Standing alone will allow Investec Asset Management, which accounts for about a third of Investec’s operating profit, to invest more of its capital into growing the business, said Harry Botha, an analyst at Avior Capital Markets. “At the moment a lot of the earnings in the form of the dividends goes to shareholders.”

It will also sharpen focus for the remaining specialist banking and wealth and investment units, Botha said. “It will force the bank and wealth manager to take tougher decisions about profitability.
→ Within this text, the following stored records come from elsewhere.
template <int NB = kLongNB, int NT = kUnpackThreads>
__global__ void __launch_bounds__(NT) unpack_long_kernel(UnpackParams p) {
  static_assert(1024 % NT == 0, "table staging: whole passes");
  extern __shared__ __attribute__((aligned(16))) uint32_t lds[];
  const uint32_t* fold = lds + kRepDwords;
  const uint32_t *fA4 = fold, *fA16 = fold + 1024, *fA32 = fold + 2048, *fA64 = fold + 3072,
                 *fA128 = fold + 4096, *fA256 = fold + 5120, *fA512 = fold + 6144;
  const uint8_t* ldsb = reinterpret_cast<const uint8_t*>(lds);
  constexpr int kFoldIdx[kLongFold] = {kTabA4, kTabA16, kTabA32, kTabA64, kTabA128, kTabA256,
                                       kTabA512};
  const uint32_t a1024 = p.tabs[kTabA1024 * 1024 + threadIdx.x];
  uint32_t fr[kLongFold];
#pragma unroll
  for (int k = 0; k < kLongFold; k++) fr[k] = p.tabs[kFoldIdx[k] * 1024 + threadIdx.x];
  constexpr int kNB = NB;

  const int lane = threadIdx.x & 63;
  const int q = lane & 3, quad = lane >> 2;
  const uint32_t s1 = a64_s1((uint32_t)lane);
  const uint32_t wave_id = __builtin_amdgcn_readfirstlane(
      blockIdx.x * (blockDim.x >> 6) + (threadIdx.x >> 6));
  const uint32_t n_waves = gridDim.x * (blockDim.x >> 6);
  const bool force = (p.opts & MGENX_OPT_CHECKSUM_FORCE) != 0;
  const bool tcp = (p.opts & MGENX_OPT_TCP) != 0;
  const bool want_ext = p.cols.dst_addr || p.cols.host_addr;
  const mgenx_cols& cc = p.cols;
  const bool any_ext = cc.hdr_len || cc.payload_off || cc.host_port || cc.host_type ||
                       cc.host_len || cc.lat_raw || cc.lon_raw || cc.alt || cc.dst_addr ||
                       cc.host_addr || cc.decoded;
  const uint8_t* dummy = reinterpret_cast<const uint8_t*>(p.tabs);

  struct Rec {
    uint32_t idx;
    uint64_t off;
    uint32_t L;
    bool live;
    bool rows;
    uint32_t nb;
    int64_t r0;
  };
  auto place = [&](uint32_t ri) {
    Rec r;
    r.idx = ri;
    r.off = 0;
    r.L = 0;
    if (ri < p.n) {
      r.off = p.rec_off ? p.rec_off[ri] : (uint64_t)ri * p.stride;
      r.L = p.rec_len ? p.rec_len[ri] : p.fixed_len;
    }
    const bool oob = ri < p.n && (r.L > 65535u || r.off > p.slab_bytes || r.L > p.slab_bytes - r.off);
    r.live = ri < p.n && !oob;
    r.rows = r.live && r.L >= 32u;
    const uint32_t R = r.rows ? (r.L + 1023u) >> 10 : 0u;
    r.nb = R ? (R + kNB - 1u) / kNB : 1u;
    r.r0 = (int64_t)(r.rows ? r.L : 0u) - 1024 * (int64_t)(kNB * r.nb);
    return r;
  };
  auto row_pos = [&](const Rec& r, uint32_t b, int j) {
    return r.r0 + 1024 * (int64_t)(kNB * b + (uint32_t)j) + 16 * lane;
  };
  auto ld_row = [&](const Rec& r, uint32_t b, int j) {
    const int64_t pos = row_pos(r, b, j);
    return ldu128(r.rows && pos >= 0 ? p.slab + r.off + (uint64_t)pos
                                     : (r.rows && pos > -16 ? p.slab + r.off : dummy));
  };

  Rec cur = place(wave_id);
  uint32_t b = 0;
  u32x4_t d[kNB];
#pragma unroll
  for (int j = 0; j < kNB; j++) {
    d[j] = ld_row(cur, 0, j);
    __builtin_amdgcn_sched_barrier(0);
  }
  {
    typedef __attribute__((address_space(3))) u32x4_t lds_u32x4_t;
    for (uint32_t e = threadIdx.x; e < 1024u; e += NT) {
      const uint32_t k = e >> 8, val = e & 255u;
      const uint32_t av = e == threadIdx.x ? a1024 : p.tabs[kTabA1024 * 1024 + e];
      const u32x4_t s = {av, av, av, av};
      lds_u32x4_t* dst = (lds_u32x4_t*)((k >> 1) * 65536u + val * 256u + (k & 1u) * 128u);
#pragma unroll
      for (int c = 0; c < kRep / 4; c++) dst[c] = s;
      uint32_t* fl = lds + kRepDwords;
#pragma unroll
      for (int k2 = 0; k2 < kLongFold; k2++)
        fl[k2 * 1024 + e] = e == threadIdx.x ? fr[k2] : p.tabs[kFoldIdx[k2] * 1024 + e];
    }
  }
  asm volatile("s_waitcnt lgkmcnt(0)" ::: "memory");
  __builtin_amdgcn_s_barrier();
  if (cur.idx >= p.n) return;

  uint32_t ha[4] = {0u, 0u, 0u, 0u}, hb[4] = {0u, 0u, 0u, 0u};
  u32x4_t pf = {0u, 0u, 0u, 0u}, xs = {0u, 0u, 0u, 0u};
  uint32_t expect = 0;
  auto start_record = [&](const Rec& r) {
    pf = ldu128((r.live && quad == 0 && r.L >= 16u * (q + 1)) ? p.slab + r.off + 16 * q : dummy);
    expect = p.expect[r.live ? r.L : 0u];
    const int s = (int)(16u - (r.L & 15u)) & 15;
    const u32x4_t x0 = ldu128(r.rows ? p.slab + r.off : dummy);
    xs = s ? shl_bytes(x0, s) : x0;
  };
  start_record(cur);
  while (true) {
    const bool last = b + 1u == cur.nb;
    const Rec nx = last ? place(cur.idx + n_waves) : cur;
    const uint32_t bn = last ? 0u : b + 1u;
    const bool has_next = nx.idx < p.n;
    const bool fix = cur.r0 + 1024 * (int64_t)(kNB * b) < 0;
    u32x4_t xf = {0u, 0u, 0u, 0u};
#pragma unroll
    for (int j = 0; j < kNB; j++) {
      u32x4_t x = d[j];
      if (fix) {
        const int64_t pos = row_pos(cur, b, j);
        const bool zero = pos <= -16, strad = pos < 0 && pos > -16;
        x.x = zero ? 0u : (strad ? xs.x : x.x);
        x.y = zero ? 0u : (strad ? xs.y : x.y);
        x.z = zero ? 0u : (strad ? xs.z : x.z);
        x.w = zero ? 0u : (strad ? xs.w : x.w);
      }
      if (last && j == kNB - 1) {
        uint32_t f0 = xor3(ha[0], hb[0], x.x), f1 = xor3(ha[1], hb[1], x.y);
        uint32_t f2 = xor3(ha[2], hb[2], x.z);
        uint32_t f3 = xor3(ha[3], hb[3], lane == 63 ? bswap32(x.w) : x.w);
        asm volatile("" : "+v"(f0), "+v"(f1), "+v"(f2), "+v"(f3));
        xf = u32x4_t{f0, f1, f2, f3};
        __builtin_amdgcn_sched_barrier(0);
        d[j] = has_next ? ld_row(nx, bn, j) : ldu128(dummy);
        __builtin_amdgcn_sched_barrier(0);
      } else {
        const uint32_t xw[4] = {x.x, x.y, x.z, x.w};
        uint32_t c4[4];
#pragma unroll
        for (int k = 0; k < 4; k++) c4[k] = xor3(ha[k], hb[k], xw[k]);
        __builtin_amdgcn_sched_barrier(0);
        d[j] = has_next ? ld_row(nx, bn, j) : ldu128(dummy);
        __builtin_amdgcn_sched_barrier(0);
#pragma unroll
        for (int k = 0; k < 4; k++) a64_parts(ldsb, c4[k], s1, ha[k], hb[k]);
      }
    }
    if (last) {
      uint32_t v = shift_tab(fA4, xf.x) ^ xf.y;
      v = shift_tab(fA4, v) ^ xf.z;
      v = shift_tab(fA4, v) ^ xf.w;
      v = shift_tab(fA4, v);
      v = (q & 1) ? v : shift_tab(fA16, v);
      v ^= __shfl_xor(v, 1);
      v = (q & 2) ? v : shift_tab(fA32, v);
      v ^= __shfl_xor(v, 2);
      v = (quad & 1) ? v : shift_tab(fA64, v);
      v ^= __shfl_xor(v, 4);
      v = (quad & 2) ? v : shift_tab(fA128, v);
      v ^= __shfl_xor(v, 8);
      v = (quad & 4) ? v : shift_tab(fA256, v);
      v ^= __shfl_xor(v, 16);
      v = (quad & 8) ? v : shift_tab(fA512, v);
      v ^= __shfl_xor(v, 32);
      const uint32_t tot = v;
      const uint32_t L = cur.L;
      const bool live = cur.live;
      const uint8_t* rec = p.slab + cur.off;
      const uint32_t buf_len = tcp ? min(L, (uint32_t)MGENX_TX_BUFFER_SIZE) : L;
      uint32_t pw[16];
      quad_bcast<0>(pf, pw);
      quad_bcast<1>(pf, pw);
      quad_bcast<2>(pf, pw);
      quad_bcast<3>(pf, pw);
      if (lane == 0) {
        if (live) {
          uint32_t w[8];
          const bool pfx = L >= 32;
          if (pfx) {
#pragma unroll
            for (int j = 0; j < 8; j++) w[j] = pw[j];
          } else if (L >= MGENX_MIN_SIZE) {
            load_fixed(rec, buf_len, w);
          } else {
#pragma unroll
            for (int j = 0; j < 8; j++) w[j] = 0;
          }
          const bool flagged = force || (((w[0] >> 24) & MGENX_FLAG_CHECKSUM) != 0 &&
                                         buf_len >= MGENX_MIN_SIZE && ((w[0] >> 16) & 0xffu) == 2u);
          const bool needs_crc = flagged && (tcp ? (L >= 4) : fixed_ok(buf_len, w));
          const bool crc_ok = !needs_crc || (cur.rows ? tot == expect : small_crc_ok(rec, L));
          if (buf_len >= 64 && fast_layout(pw[0], pw[5], (pw[5] >> 24) == 4u ? pw[7] : pw[10])) {
            store_fast_q0(p.cols, cur.idx, pw, buf_len, crc_ok, tcp);
            if (any_ext) store_fast_ext(p.cols, cur.idx, [&](int k) { return pw[k]; }, buf_len, true);
          } else {
            Hdr h;
            parse_header(rec, buf_len, want_ext, w, h);
            store_hdr_q0(p.cols, cur.idx, h, crc_ok, tcp);
          }
        } else {
          store_oob_q0(p.cols, cur.idx);
        }
      }
#pragma unroll
      for (int k = 0; k < 4; k++) ha[k] = hb[k] = 0u;
      if (!has_next) break;
      start_record(nx);
    }
    cur = nx;
    b = bn;
  }
}
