@@ -267,19 +289,24 @@
   for (uint32_t d = tid; d < nbins; d += RS_THREADS) hist[(size_t)d * nb + blockIdx.x] = lh[0][d] + lh[1][d] + lh[2][d] + lh[3][d];
 }
 
-template <int NBITS>
+constexpr int RW_SYM_PAD = 16;
+static_assert((RW_CHUNK + RW_SYM_PAD) * 2 <= RW_CHUNK * 4, "the symbol window must fit the low-word stage");
+template <int NBITS, bool TEXT>
 __global__ __launch_bounds__(RS_THREADS) void rw_scatter_kernel(const uint32_t *__restrict__ lo_in, const uint32_t *__restrict__ hi_in,
                                                                 const uint32_t *__restrict__ vals_in,
                                                                 uint32_t *__restrict__ lo_out, uint32_t *__restrict__ hi_out,
                                                                 uint32_t *__restrict__ vals_out, uint32_t n,
                                                                 uint32_t per_block, uint32_t nb, int shift, int nbits,
                                                                 const uint32_t *__restrict__ hist,
-                                                                const uint32_t *__restrict__ rowtotal) {
+                                                                const uint32_t *__restrict__ rowtotal, RwText tx) {
   constexpr int BINS = NBITS > 0 ? (1 << NBITS) : RS_MAXBINS;
   __shared__ uint32_t wcnt[4][BINS];
   __shared__ uint32_t goff[BINS];
   __shared__ uint32_t gdelta[BINS];
-  __shared__ uint32_t slo[RW_CHUNK], shi[RW_CHUNK], sval[RW_CHUNK];
+  __shared__ __attribute__((aligned(16))) uint32_t slo[RW_CHUNK];
+  __shared__ uint32_t shi[RW_CHUNK], sval[RW_CHUNK];
+  __shared__ uint16_t lut[TEXT ? 256 : 1];
+  if (TEXT) lut[threadIdx.x] = tx.code[threadIdx.x];
   constexpr int BPT = (BINS + RS_THREADS - 1) / RS_THREADS;
   const uint32_t tid = threadIdx.x, lane = tid & 63u, w = tid >> 6;
   const uint32_t nbins = 1u << nbits, mask = nbins - 1u;
@@ -309,13 +336,49 @@
     for (uint32_t d = tid; d < nbins; d += RS_THREADS) { wcnt[0][d] = 0; wcnt[1][d] = 0; wcnt[2][d] = 0; wcnt[3][d] = 0; }
     __syncthreads();
     uint32_t kl[RW_ITEMS], kh[RW_ITEMS], val[RW_ITEMS], lr[RW_ITEMS];
-#pragma unroll
-    for (int it = 0; it < RW_ITEMS; ++it) {
-      const uint32_t q = w * (RW_CHUNK / 4) + (uint32_t)it * 64u + lane;
-      const bool valid = q < cnt;
-      kl[it] = valid ? lo_in[base + q] : 0u;
-      kh[it] = valid ? hi_in[base + q] : 0u;
-      val[it] = valid ? vals_in[base + q] : 0u;
+    if (TEXT) {
+      uint16_t *sym = reinterpret_cast<uint16_t *>(slo);
+      const uint32_t need = cnt + tx.nsym - 1u;
+      if (base + RW_CHUNK + RW_SYM_PAD <= (uint64_t)tx.nbytes && (reinterpret_cast<uintptr_t>(tx.T) & 3u) == 0) {
+        const uint32_t *T4 = reinterpret_cast<const uint32_t *>(tx.T + base);
+        uint32_t *sym2 = slo;
+        for (uint32_t i = tid; i < (RW_CHUNK + RW_SYM_PAD) / 4; i += RS_THREADS) {
+          const uint32_t v = T4[i];
+          sym2[2 * i] = (uint32_t)lut[v & 255u] | ((uint32_t)lut[(v >> 8) & 255u] << 16);
+          sym2[2 * i + 1] = (uint32_t)lut[(v >> 16) & 255u] | ((uint32_t)lut[v >> 24] << 16);
+        }
+      } else {
+        for (uint32_t i = tid; i < need; i += RS_THREADS) {
+          const uint64_t q = rw_wrap(base + i, n);
+          sym[i] = q < tx.nbytes ? lut[tx.T[q]] : (uint16_t)0;
+        }
+      }
+      __syncthreads();
+      uint64_t k[RW_ITEMS];
+#pragma unroll
+      for (int it = 0; it < RW_ITEMS; ++it) k[it] = 0;
+      for (uint32_t b = 0; b < tx.nsym; ++b) {
+#pragma unroll
+        for (int it = 0; it < RW_ITEMS; ++it)
+          k[it] = (k[it] << tx.bits) | sym[w * (RW_CHUNK / 4) + (uint32_t)it * 64u + lane + b];
+      }
+#pragma unroll
+      for (int it = 0; it < RW_ITEMS; ++it) {
+        const uint32_t q = w * (RW_CHUNK / 4) + (uint32_t)it * 64u + lane;
+        const bool valid = q < cnt;
+        kl[it] = valid ? (uint32_t)k[it] : 0u;
+        kh[it] = valid ? (uint32_t)(k[it] >> 32) : 0u;
+        val[it] = valid ? (uint32_t)(base + q) : 0u;
+      }
+    } else {
+#pragma unroll
+      for (int it = 0; it < RW_ITEMS; ++it) {
+        const uint32_t q = w * (RW_CHUNK / 4) + (uint32_t)it * 64u + lane;
+        const bool valid = q < cnt;
+        kl[it] = valid ? lo_in[base + q] : 0u;
+        kh[it] = valid ? hi_in[base + q] : 0u;
+        val[it] = valid ? vals_in[base + q] : 0u;
+      }
     }
 #pragma unroll
     for (int it = 0; it < RW_ITEMS; ++it) {
@@ -383,8 +446,11 @@
 }
 
 int radix_sort_wide(bce_hip_ctx *c, uint32_t *lo[2], uint32_t *hi[2], uint32_t *val[2], uint32_t n, uint32_t bits, int *res,
-                    uint32_t max_digit_bits) {
+                    uint32_t max_digit_bits, const RwText *text) {
   *res = 0;
+  if (text && (n <= 1 || bits == 0 || text->bits == 0 || text->bits > 16 || text->nsym == 0 || text->nsym > (uint32_t)RW_SYM_PAD ||
+               text->bits * text->nsym != bits || text->nbytes > n || n - text->nbytes > 1))
+    return BCE_HIP_E_ARG;
   if (n <= 1 || bits == 0) return BCE_HIP_OK;
   if (bits > 64) return BCE_HIP_E_ARG;
   if (max_digit_bits < 1 || max_digit_bits > (uint32_t)RS_MAXBITS) max_digit_bits = 8;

It can’t just hide behind the high return on equity profile the asset manager gave them.”

The separation will allow “investors to choose whether they want to invest in the asset management or the wealth and specialist bank,” said Nolwandle Mthombeni, an analyst at Mergence Investment Managers in Cape Town. “The asset management business is very strong and performing well.”

Click here to read more reactions from analysts on the plan

Shares in Investec jumped as much as 13 percent, the biggest increase since March 2009, to 547.60 pence and were trading 8.3 percent up at 525 pence by 3:20 p.m. in London. That pared losses this year to below 2 percent, which values the company at 5.25 billion pounds.

The lender has for years been struggling to unwind assets picked up in the U.K. before the onset of the global financial crisis that provide very low or negative margins, which has dragged on earnings, Mthombeni said. While that book is being rolled off, “there are still some structural issues in that part of the business. And that is why investors are positive because now they can at least see that they will be able to get some value out of the asset management side.”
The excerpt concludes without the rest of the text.